What does the president do when the facts come out? According to Jonathan Schell, writing in The Nation, Bush engages in
monotonous repetition of the falsehood in the face of manifest evidence to the contrary and then a redefinition of words (…confounding actual weapons of mass destruction with mere “programs” for building them), and throughout a tireless insistence that they [the president and his associates] were right, detached alike from information and the meaning of words. [The president] seems to believe that truth consists not of correspondence of word with fact but of an implacable consistency armed with self-righteousness.
Self righteous people are not easy to deal with in private life. They become downright dangerous when associated with the power and inherent prestige of the presidency. It is truly depressing that so many people seem to see Bush’s rigidity as strength and toughness.
Then there is the president’s smarmy, unctuous, religiosity, his suggestion that he speaks directly with god and that god speaks through him. Any president who drags god into politics is asking for trouble for himself, for the country and for god herself. We need to keep the two separate. George Bush has been responsible for some pretty unChristlike actions since he took office. There is no reason to doubt him when he says that religion helped him get his alcoholism under control. But beyond that, it is more important to see how he walks the walk rather than how he talks the talk. “Drag God into politics, the irrepressible Molly Ivins wrote recently, and you “ruin his reputation in no time. ..I have seen too many Psalm-singing, Bible-quoting Holy Joe hypocrites to think these frauds improve the tone of our public life. Getting snookered by some canting humbug is even more depressing than getting snookered by a plain old crook.”

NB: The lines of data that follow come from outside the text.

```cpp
__global__ void __launch_bounds__(64)
k_vote_pe_fused(DevIndex ix, long n2, ReadGeom gm, ReadState st, PeState ps, PeCand* __restrict__ A, u32* __restrict__ long_flag,
                u32* __restrict__ mid_flag)
{
    const long r = (long)blockIdx.x * blockDim.x + threadIdx.x;
    if (r >= n2) return;
    if (vote_pe_light(r, gm, st, ps, A, long_flag)) vote_pe_heavy(ix, r, gm, st, ps, A, long_flag, mid_flag);
}

#define VOTE_DENSE_BLOCK 256
__global__ void __launch_bounds__(VOTE_DENSE_BLOCK)
k_vote_pe_dense(DevIndex ix, long n2, ReadGeom gm, ReadState st, PeState ps, PeCand* __restrict__ A, u32* __restrict__ long_flag,
                u32* __restrict__ mid_flag)
{
    constexpr int BLOCK = VOTE_DENSE_BLOCK, NW = BLOCK / 64;
    __shared__ u16 sh_idx[BLOCK];
    __shared__ int sh_tot[NW];
    const int tid = (int)threadIdx.x, lane = tid & 63, w = tid >> 6;
    const long row0 = (long)blockIdx.x * BLOCK;
    const long r = row0 + tid;
    const bool heavy = r < n2 && vote_pe_light(r, gm, st, ps, A, long_flag);
    const unsigned long long m = __ballot(heavy);
    if (heavy) sh_idx[w * 64 + __popcll(m & ((1ull << lane) - 1))] = (u16)tid;
    if (lane == 0) sh_tot[w] = __popcll(m);
    __syncthreads();
    int base = 0, src = -1;
#pragma unroll
    for (int q = 0; q < NW; q++) {
        const int t = sh_tot[q];
        if (src < 0 && tid < base + t) src = q * 64 + tid - base;
        base += t;
    }
    if (src < 0) return;
    vote_pe_heavy(ix, row0 + sh_idx[src], gm, st, ps, A, long_flag, mid_flag);
}

__global__ void __launch_bounds__(64)
k_vote_pe_mid(DevIndex ix, ReadGeom gm, ReadState st, PeState ps, const u64* __restrict__ count_ptr, const u32* __restrict__ list,
              PeCand* __restrict__ A, unsigned long long* __restrict__ counters)
{
    const long it = (long)blockIdx.x * blockDim.x + threadIdx.x;
    const bool act = it < (long)*count_ptr;
    const long r = act ? (long)list[it] : 0;
    const long nc = act ? (long)st.n_cand[r] : 0;
    wave_count_add(counters, CNT_CAND_MID, (u32)nc);
    if (!act) return;
    const int L = gm.rl(r), k = gm.rk(L);
    const int v = st.verdict[r];
    const SeedRec* my = st.seeds + (size_t)r * BMBS_MAX_SEEDS;
    const int ns = st.n_seeds[r];
    PeCand* o = A + st.cand_off[r];
    u64 c[VOTE_MID];
    {
        int sidx = 0; u32 h = 0;
        u64 sp = 0, adj = 0; u32 hits = 0;
        if (ns > 0) { sp = my[0].sp; adj = (u64)my[0].len + (u64)my[0].off; hits = my[0].hits; }
#pragma unroll
        for (int j = 0; j < VOTE_MID; j++) {
            c[j] = ~0ull;
            if (j < nc) {
                while (h == hits && sidx + 1 < ns) { sidx++; h = 0; sp = my[sidx].sp; adj = (u64)my[sidx].len + (u64)my[sidx].off; hits = my[sidx].hits; }
                c[j] = ix.total - ((sp >> 63) ? (sp & ~(1ull << 63)) : sa_at(ix, sp + h)) - adj;
                h++;
            }
        }
    }
#pragma unroll
    for (int size = 2; size <= VOTE_MID; size <<= 1) {
#pragma unroll
        for (int stride = size >> 1; stride > 0; stride >>= 1) {
#pragma unroll
            for (int t = 0; t < VOTE_MID / 2; t++) {
                const int i = 2 * t - (t & (stride - 1)), j = i + stride;
                const bool asc = (i & size) == 0;
                const u64 x_ = c[i], y_ = c[j];
                const bool sw = asc ? x_ > y_ : x_ < y_;
                c[i] = sw ? y_ : x_; c[j] = sw ? x_ : y_;
            }
        }
    }
    if (v == 4) {
#pragma unroll
        for (int i = 0; i < VOTE_MID; i++) if (i < nc) { PeCand e; e.site = c[i]; e.err = 0; e.end = L - 1; o[i] = e; }
        ps.occ[r] = (int)nc; ps.len[r] = (u32)nc;
    } else {
        int nv = 0;
#pragma unroll
        for (int i = 0; i < VOTE_MID; i++) {
            if (i < nc && (i + 1 >= nc || (i + 1 < VOTE_MID && c[i + 1] != c[i]))) {
                PeCand e; e.site = c[i] < (u64)k ? 0 : c[i] - (u64)k; e.err = 0; e.end = 0;
                o[nv++] = e;
            }
        }
        ps.occ[r] = -1; ps.len[r] = (u32)nv;
    }
}

DEVI long pe_lower_bound_u64(const u64* v, long n, u64 key)
{
    long lo = 0, hi = n;
    while (lo < hi) { const long mid = (lo + hi) >> 1; if (v[mid] < key) lo = mid + 1; else hi = mid; }
    return lo;
}
#define PREF_STAGE 256
template <int EMAX>
DEVI int pe_prefilter(u64* keys, int cnt, int k, const PeCand* mate, long nm, u64 maxd, u64* sh_mate, int* sh_w)
{
    const int T = (int)blockDim.x, tid = (int)threadIdx.x, lane = tid & 63, w = tid >> 6;
    const int E = (cnt + T - 1) / T;
    for (int i = tid; i < (int)nm; i += T) sh_mate[i] = mate[i].site;
    __syncthreads();
    u64 mine[EMAX];
    u32 keep = 0;
    bool wrapped = false;
    int kept = 0;
#pragma unroll
    for (int e = 0; e < EMAX; e++) {
        const int idx = tid * E + e;
        if (e < E && idx < cnt) {
            const u64 c = keys[idx];
            mine[e] = c;
            wrapped |= (c >> 63) != 0;
            const u64 x = c < (u64)k ? 0 : c - (u64)k;
            const u64 lo = x > maxd ? x - maxd : 0;
            const long j = pe_lower_bound_u64(sh_mate, nm, lo);
            const bool ok = j < nm && (sh_mate[j] <= x || sh_mate[j] - x <= maxd);
            if (ok) { keep |= 1u << e; kept++; }
        }
    }
    if (__syncthreads_or(wrapped ? 1 : 0)) return -1;
    int incl = kept;
    for (int o = 1; o < 64; o <<= 1) { const int v = __shfl_up(incl, o, 64); if (lane >= o) incl += v; }
    if (lane == 63) sh_w[w] = incl;
    __syncthreads();
    int base = incl - kept, total = 0;
    for (int q = 0; q < (T + 63) / 64; q++) { const int x = sh_w[q]; if (q < w) base += x; total += x; }
#pragma unroll
    for (int e = 0; e < EMAX; e++) if (keep & (1u << e)) keys[base++] = mine[e];
    __syncthreads();
    return total;
}

template <int CAP, int BLOCK, int LO>
__global__ void __launch_bounds__(BLOCK)
k_vote_pe_long(DevIndex ix, ReadGeom gm, ReadState st, PeState ps, const u64* __restrict__ count_ptr, const u32* __restrict__ list,
               PeCand* __restrict__ A, u32* __restrict__ big_list, unsigned long long* __restrict__ big_count, u64* __restrict__ cand,
               unsigned long long* __restrict__ counters, long n_pairs, PeIns pi, int prefilter, const u32* __restrict__ long_flag)
{
    __shared__ u64 keys[CAP];
    __shared__ u16 endpos[CAP];
    __shared__ u32 sh_pref[BMBS_MAX_SEEDS + 1];
    __shared__ int sh_w[2 * (BLOCK / 64) + 1];
    __shared__ u64 sh_mate[PREF_STAGE];
    constexpr int EMAX = (CAP + BLOCK - 1) / BLOCK;
    auto in_class = [](long nc) { return nc > LO && (CAP == VL_CAP || nc <= CAP); };
    auto listed = [&](long x) { return long_flag[x] != 0; };
    const long total_items = (long)*count_ptr;
    for (long item = blockIdx.x; item < total_items; item += gridDim.x) {
        const long r0 = list[item];
        const long nc0 = (long)st.n_cand[r0];
        if (big_list && nc0 > CAP) { if (threadIdx.x == 0) big_list[atomicAdd(big_count, 1ull)] = (u32)r0; continue; }
        if (!in_class(nc0)) continue;
        const long m0 = r0 < n_pairs ? r0 + n_pairs : r0 - n_pairs;
        const bool mate_here = prefilter && listed(m0) && in_class((long)st.n_cand[m0]);
        if (mate_here) {
            const long ncm = (long)st.n_cand[m0];
            if (ncm < nc0 || (ncm == nc0 && m0 < r0)) continue;
        }
        for (int turn = 0; turn < (mate_here ? 2 : 1); turn++) {
            const long r = turn ? m0 : r0;
            const long m = turn ? r0 : m0;
            const long nc = (long)st.n_cand[r];
            if (counters && threadIdx.x == 0) {
                atomicAdd(&SHARD(counters)[CAP == VM_CAP ? CNT_CAND_LONG : CNT_CAND_BIG], (unsigned long long)nc);
                atomicAdd(&SHARD(counters)[CNT_LISTS_LONG], 1ull);
            }
            const int L = gm.rl(r), k = gm.rk(L);
            const int v = st.verdict[r];
            PeCand* o = A + st.cand_off[r];
            if (nc > CAP) {
                u64* c = cand + st.cand_off[r];
                vl_sort_huge<CAP, BLOCK>(ix, st.seeds + (size_t)r * BMBS_MAX_SEEDS, st.n_seeds[r], nc, keys, sh_pref, reinterpret_cast<u64*>(o), c);
                if (v == 4) {
                    for (long i = threadIdx.x; i < nc; i += BLOCK) { PeCand e; e.site = c[i]; e.err = 0; e.end = L - 1; o[i] = e; }
                    if (threadIdx.x == 0) { ps.occ[r] = (int)nc; ps.len[r] = (u32)nc; }
                } else {
                    int running = 0;
                    for (long base = 0; base < nc; base += BLOCK) {
                        const long i = base + (long)threadIdx.x;
                        bool keep = false;
                        u64 key = 0;
                        if (i < nc) { key = c[i]; keep = i == nc - 1 || c[i + 1] != key; }
                        int tot;
                        const int pre = vl_prefix(keep, sh_w, tot);
                        if (keep) { PeCand e; e.site = key < (u64)k ? 0 : key - (u64)k; e.err = 0; e.end = 0; o[running + pre] = e; }
                        running += tot;
                    }
                    if (threadIdx.x == 0) { ps.occ[r] = -1; ps.len[r] = (u32)running; }
                }
                if (mate_here && turn == 0) __threadfence();
                __syncthreads();
                continue;
            }
            vl_locate_range(ix, st.seeds + (size_t)r * BMBS_MAX_SEEDS, st.n_seeds[r], 0, (int)nc, keys, sh_pref, true);
            int cnt = (int)nc;
            if (prefilter && v == 3) {
                const bool earlier = !listed(m) || (long)st.n_cand[m] <= LO;
                const bool mate_final = (turn == 1 || earlier) && ps.len[m] <= PREF_STAGE;
                long long maxd, mind; int large_k;
                pe_bounds(gm, pi, r < n_pairs ? r : r - n_pairs, n_pairs, maxd, mind, large_k);
                if (mate_final && mind <= 0 && maxd >= 0) {
                    const int occm = ps.occ[m];
                    const long nm = occm == 0 ? 0 : (long)ps.len[m];
                    const PeCand* ml = A + st.cand_off[m];
                    if (nm == 0) cnt = 0;
                    else if (!(ml[nm - 1].site >> 63)) {
                        const int kept = pe_prefilter<EMAX>(keys, cnt, k, ml, nm, (u64)maxd, sh_mate, sh_w);
                        if (kept >= 0) cnt = kept;
                    }
                    if (cnt < (int)nc && counters && threadIdx.x == 0) atomicAdd(&SHARD(counters)[CNT_PREFILTER_DROP], (unsigned long long)(nc - cnt));
                }
            }
            if (cnt == 0) {
                if (threadIdx.x == 0) { ps.occ[r] = -1; ps.len[r] = 0; }
                __syncthreads();
                continue;
            }
            vl_sort_keys<EMAX>(keys, cnt);
            if (v == 4) {
                for (long i = threadIdx.x; i < cnt; i += BLOCK) { PeCand e; e.site = keys[i]; e.err = 0; e.end = L - 1; o[i] = e; }
                if (threadIdx.x == 0) { ps.occ[r] = (int)cnt; ps.len[r] = (u32)cnt; }
            } else {
                const int nv = vl_run_ends(keys, cnt, endpos, sh_w);
                for (int e2 = threadIdx.x; e2 < nv; e2 += BLOCK) {
                    const u64 site = keys[endpos[e2]];
                    PeCand e; e.site = site < (u64)k ? 0 : site - (u64)k; e.err = 0; e.end = 0;
                    o[e2] = e;
                }
                if (threadIdx.x == 0) { ps.occ[r] = -1; ps.len[r] = (u32)nv; }
            }
            if (mate_here && turn == 0) __threadfence();
            __syncthreads();
        }
    }
}

DEVI PeCand* pe_list(const PeState& ps, const ReadState& st, PeCand* A, PeCand* B, long r)
{
    const int cur = ps.cur[r];
    return cur == 2 ? ps.R + ps.roff[r] : (cur ? B : A) + st.cand_off[r];
}

DEVI void pe_filter_decide(const PeState& ps, long p, long r1, long r2, int occ1, int occ2, long la, long lb)
{
    ps.cur[r1] = 1; ps.cur[r2] = 1;
    ps.len[r1] = (u32)la; ps.len[r2] = (u32)lb;
    if (la == 0 || lb == 0) { ps.dead[p] = 1; return; }
    if (occ1 == -1 && occ2 == -1) {
        ps.both[p] = 1;
        if (la <= lb) { ps.vround[r1] = 1; ps.vround[r2] = 2; } else { ps.vround[r2] = 1; ps.vround[r1] = 2; }
    } else if (occ1 != -1) {
        if (la < occ1) ps.occ[r1] = (int)la;
        ps.vround[r2] = 1;
    } else {
        if (lb < occ2) ps.occ[r2] = (int)lb;
        ps.vround[r1] = 1;
    }
}
DEVI void pe_filter_serial(const PeCand* a, long na, const PeCand* b, long nb, long long maxd, long long mind, PeCand* ra, PeCand* rb, long& la_out, long& lb_out)
{
    long la = 0, lb = 0, first = 0;
    for (long i = 0; i < na; i++) {
        for (long j = first; j < nb; j++) {
            bool hit = false;
            if (a[i].site > b[j].site) {
                const long long d = (long long)(a[i].site - b[j].site);
                if (d > maxd) first = j + 1;
                else if (d >= mind) hit = true;
            } else {
                const long long d = (long long)(b[j].site - a[i].site);
                if (d > maxd) break;
                if (d >= mind) hit = true;
            }
            if (hit) {
                if (la == 0 || a[i].site > ra[la - 1].site) ra[la++] = a[i];
                if (lb == 0 || b[j].site > rb[lb - 1].site) rb[lb++] = b[j];
            }
// ... 236 lines not shown
```

### bitmapperbs_amd/csrc/k_pe_sensitive.hip

```cpp

DEVI bool pes_suit(const PeCand* mate, int mate_occ, int& next_start, u64 site, long long maxd, long long mind)
{
    for (int i = next_start; i < mate_occ; i++) {
        const u64 ms = mate[i].site;
        if (ms > site) {
            const long long d = (long long)(ms - site);
            if (d > maxd) return false;
            if (d >= mind) return true;
        } else {
            const long long d = (long long)(site - ms);
            if (d > maxd) next_start = i + 1;
            else if (d >= mind) return true;
        }
    }
    return false;
}
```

Then there are his policies, which reward the rich and punish the poor. (You know that George W. really meant it when he told a group of wealthy supporters that they were (and are) his “base.”) Of course they are. That’s why he was selected for the presidency by his “base” and provided with hundreds of millions of dollars in campaign support, despite his manifest deficiencies in intelligence and judgment. After his massive tax cuts to wealthy taxpayers, and his innumerable favors to his corporate sponsors, his administration has slashed support for vulnerable groups in our society—programs such as housing assistance, child care, veteran’s assistance, Head Start, vocational education, temporary assistance for needy families –even as he purports to be a “compassionate conservative.”
The thing that makes all this so offensive, is not the policies themselves so much but the deep lack of empathy for ordinary, struggling Americans that his policies represent. His refusal to acknowledge the high cost in human lives and physical destruction of his war policies, his attempts to distance himself from the human costs of the Iraq war and of his social and economic policies, suggest that this is an empty, callous man, interested in power but not in people.

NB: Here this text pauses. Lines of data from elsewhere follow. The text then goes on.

static void build_fe_tables(vslam_extractor& e) {
    const int nL = e.nLevels;
    const vslam_fe_params& p = e.prm;
    e.scalePyramid.assign(nL, 1.f);
    e.scaleInvPyramid.assign(nL, 1.f);
// ... 106 lines not shown
        T.scalePyr[l] = scalePyramid[l];
        T.scaledPatch[l] = scaledPatchSize[l];
    }
    P.imgStride = (uint32_t)off;

    F.minXY = p->edge_threshold - 3;
    F.edge3 = p->edge_threshold - 3;
    int cells = 0, cap = 1, tRows = 8, tCols = 8;
    for (int l = 0; l < nLevels; l++) {
        const int maxX = P.w[l] - F.edge3, maxY = P.h[l] - F.edge3;
        const int wid = maxX - F.minXY, hig = maxY - F.minXY;
        const int nC = (int)((float)wid / 35.f), nR = (int)((float)hig / 35.f);
        if (nC < 1 || nR < 1) { set_error("pyramid level %d too small for the FAST grid", l); return VSLAM_ERR_INVALID; }
        F.nCols[l] = nC; F.nRows[l] = nR;
        F.gridW[l] = cv_ceil_f((float)wid / nC);
        F.gridH[l] = cv_ceil_f((float)hig / nR);
        if (F.gridW[l] + 6 > FAST_TILE_MAX || F.gridH[l] + 6 > FAST_TILE_MAX) {
            set_error("FAST cell larger than the LDS tile"); return VSLAM_ERR_INVALID;
        }
        F.cellBase[l] = cells;
        cells += nC * nR;
        cap = std::max(cap, ((F.gridW[l] + 1) / 2) * ((F.gridH[l] + 1) / 2));
        tRows = std::max(tRows, F.gridH[l] + 6); tCols = std::max(tCols, F.gridW[l] + 6);
    }
    F.tileRows = tRows;
    F.tilePitch = align_up(tCols + 3, 4);
    F.cellBase[nLevels] = cells;
    for (int l = nLevels + 1; l <= MAX_LEVELS; l++) F.cellBase[l] = cells;
    F.cellCap = cap;
    nCells = cells;

    int tiles = 0;
    for (int l = 0; l < nLevels; l++) {
        B.tilesX[l] = (P.w[l] + BLUR_TW - 1) / BLUR_TW;
        B.tileBase[l] = tiles;
        tiles += B.tilesX[l] * ((P.h[l] + BLUR_TH - 1) / BLUR_TH);
    }
    B.tileBase[nLevels] = tiles;
    build_gauss_taps(B.taps);

    VS_HIP(vslam::create_main_stream(&stream));
    VS_HIP(hipEventCreateWithFlags(&evGather, hipEventDisableTiming));
    VS_HIP(hipEventCreateWithFlags(&evDone, hipEventDisableTiming));
    timer.stream = stream;
    VS_HIP(hipMalloc(&d_pyr, (size_t)nimg * P.imgStride + 256));
    VS_HIP(hipMalloc(&d_blur, (size_t)nimg * P.imgStride + 256));
    VS_HIP(vslam::memset_sync(d_pyr, 0, (size_t)nimg * P.imgStride));
    VS_HIP(vslam::memset_sync(d_blur, 0, (size_t)nimg * P.imgStride));

    std::vector<int2> allx, ally;
    xtabOff.assign(nLevels, 0);
    ytabOff.assign(nLevels, 0);
    for (int l = 1; l < nLevels; l++) {
        std::vector<int2> xt, yt;
        build_resize_tables(P.w[l - 1], P.h[l - 1], P.w[l], P.h[l], xt, yt);
        while (xt.size() % 4) xt.push_back(xt.back());
        xtabOff[l] = (int)allx.size();
        ytabOff[l] = (int)ally.size();
        allx.insert(allx.end(), xt.begin(), xt.end());
        ally.insert(ally.end(), yt.begin(), yt.end());
    }
    if (allx.empty()) { allx.push_back(make_int2(0, 0)); ally.push_back(make_int2(0, 0)); }
    VS_HIP(hipMalloc(&d_xtab, allx.size() * sizeof(int2)));
    VS_HIP(hipMalloc(&d_ytab, ally.size() * sizeof(int2)));
    VS_HIP(hipMemcpy(d_xtab, allx.data(), allx.size() * sizeof(int2), hipMemcpyHostToDevice));
    VS_HIP(hipMemcpy(d_ytab, ally.data(), ally.size() * sizeof(int2), hipMemcpyHostToDevice));

    VS_HIP(hipMalloc(&d_cellSlots, (size_t)nimg * nCells * F.cellCap * sizeof(uint32_t)));
    VS_HIP(hipMalloc(&d_cellCount, (size_t)nimg * nCells * sizeof(int)));
    VS_HIP(hipMalloc(&d_cellOff, (size_t)nimg * (nCells + 1) * sizeof(int)));
    candCap = nCells * F.cellCap;
    VS_HIP(hipMalloc(&d_cand, (size_t)nimg * candCap * sizeof(uint32_t)));
    VS_HIP(hipMalloc(&d_levelCount, (size_t)nimg * (MAX_LEVELS + 1) * sizeof(int)));

    keptCap = 0;
    for (int l = 0; l < nLevels; l++) keptCap += (int)std::ceil(featurePerLevel[l] * 1.1f) + 2;
    keptCap = align_up(keptCap, 64);
    VS_HIP(hipMalloc(&d_kept, (size_t)nimg * keptCap * sizeof(uint32_t)));
    VS_HIP(hipMalloc(&d_keptOff, (size_t)nimg * (MAX_LEVELS + 1) * sizeof(int)));
    VS_HIP(hipMalloc(&d_kps, (size_t)nimg * keptCap * sizeof(vslam_keypoint)));
    VS_HIP(hipMalloc(&d_desc, (size_t)nimg * keptCap * 32));

    for (int v = 0; v < 16; v++) discRows.umax[v] = umax[v];
    nKept.assign(nimg, 0);
    for (int l = 0; l < nLevels; l++) {
        const int numRet = featurePerLevel[l], cols = P.w[l], rows = P.h[l];
        const int e1 = rows + cols + 2 * numRet;
        const long long e2 = 4LL * cols + 4LL * numRet + 4LL * rows * numRet + (long long)rows * rows +
                             (long long)cols * cols - 2LL * rows * cols + 4LL * rows * cols * numRet;
        const double e3 = std::sqrt((double)e2), e4 = numRet - 1;
        const double s1 = -std::round((e1 + e3) / e4), s2 = -std::round((e1 - e3) / e4);
        sscHigh[l] = (int)(s1 > s2 ? s1 : s2);
        const unsigned K = (unsigned)numRet;
        sscKmin[l] = (int)(unsigned)std::round((float)K - ((float)K * 0.1f));
        sscKmax[l] = (int)(unsigned)std::round((float)K + ((float)K * 0.1f));
    }
    VS_HIP(hipMalloc(&d_sscTmp, (size_t)3 * nimg * candCap * sizeof(uint32_t)));
    VS_HIP(hipMalloc(&d_sscPicks, (size_t)nimg * nLevels * 8 * SSC_PICKW_G * sizeof(uint32_t)));
    {
        size_t words = 0;
        std::vector<size_t> off((size_t)nimg * nLevels, 0);
        for (int i = 0; i < nimg; i++)
            for (int l = 0; l < nLevels; l++) {
                off[(size_t)i * nLevels + l] = words;
                words += (size_t)(2 * P.h[l] + 2) * (size_t)((2 * P.w[l] + 2 + 31) / 32);
            }
        VS_HIP(hipMalloc(&d_sscGrid, words * sizeof(uint32_t)));
        VS_HIP(hipMalloc(&d_sscGridOff, off.size() * sizeof(size_t)));
        VS_HIP(hipMemcpy(d_sscGridOff, off.data(), off.size() * sizeof(size_t), hipMemcpyHostToDevice));
    }
    VS_HIP(hipMalloc(&d_taskCount, (size_t)nimg * MAX_LEVELS * sizeof(int) + (size_t)nimg * MAX_LEVELS * 8 * sizeof(long long)));
    VS_HIP(hipMalloc(&d_sscFlags, (size_t)nimg * 2 * sizeof(int)));
    VS_HIP(vslam::memset_sync(d_sscFlags, 0, (size_t)nimg * 2 * sizeof(int)));
    VS_HIP(hipHostMalloc(&h_counts, (size_t)nimg * 3 * sizeof(int), hipHostMallocMapped));
    VS_HIP(hipHostGetDevicePointer((void**)&d_counts, h_counts, 0));
    memset(h_counts, 0, (size_t)nimg * 3 * sizeof(int));
    if (const char* e = getenv("VSLAM_SSC_FORCE_GLOBAL")) sscForceGlobal = atoi(e) != 0;
    return VSLAM_OK;
}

Remember that Bush is an American aristocrat, despite his efforts to paint himself as a Texas cowboy. Yet something seems to be missing from his moral makeup that is often present among such people, and that is a sense of commitment to the well being of the larger society and of weaker, less fortunate people, some quality of empathy that was present in Franklin D. Roosevelt and even in the entire Rockefeller clan (As Kevin Phillips’s study of the Bushes entitled American Dynasty reveals, the Bushes as a family have seemed much more interesting in grasping than in giving.)
Perhaps hate is not quite the right word; perhaps its not good to hate anyone or anything. Perhaps we Bush-haters, too, should be tolerant of human frailty, and assume that Bush is not a bad person but merely mistaken. But there comes a time when dislike, disgust, disfavor, detestation, etc., are inadequate. Perhaps hatred is all that’s left.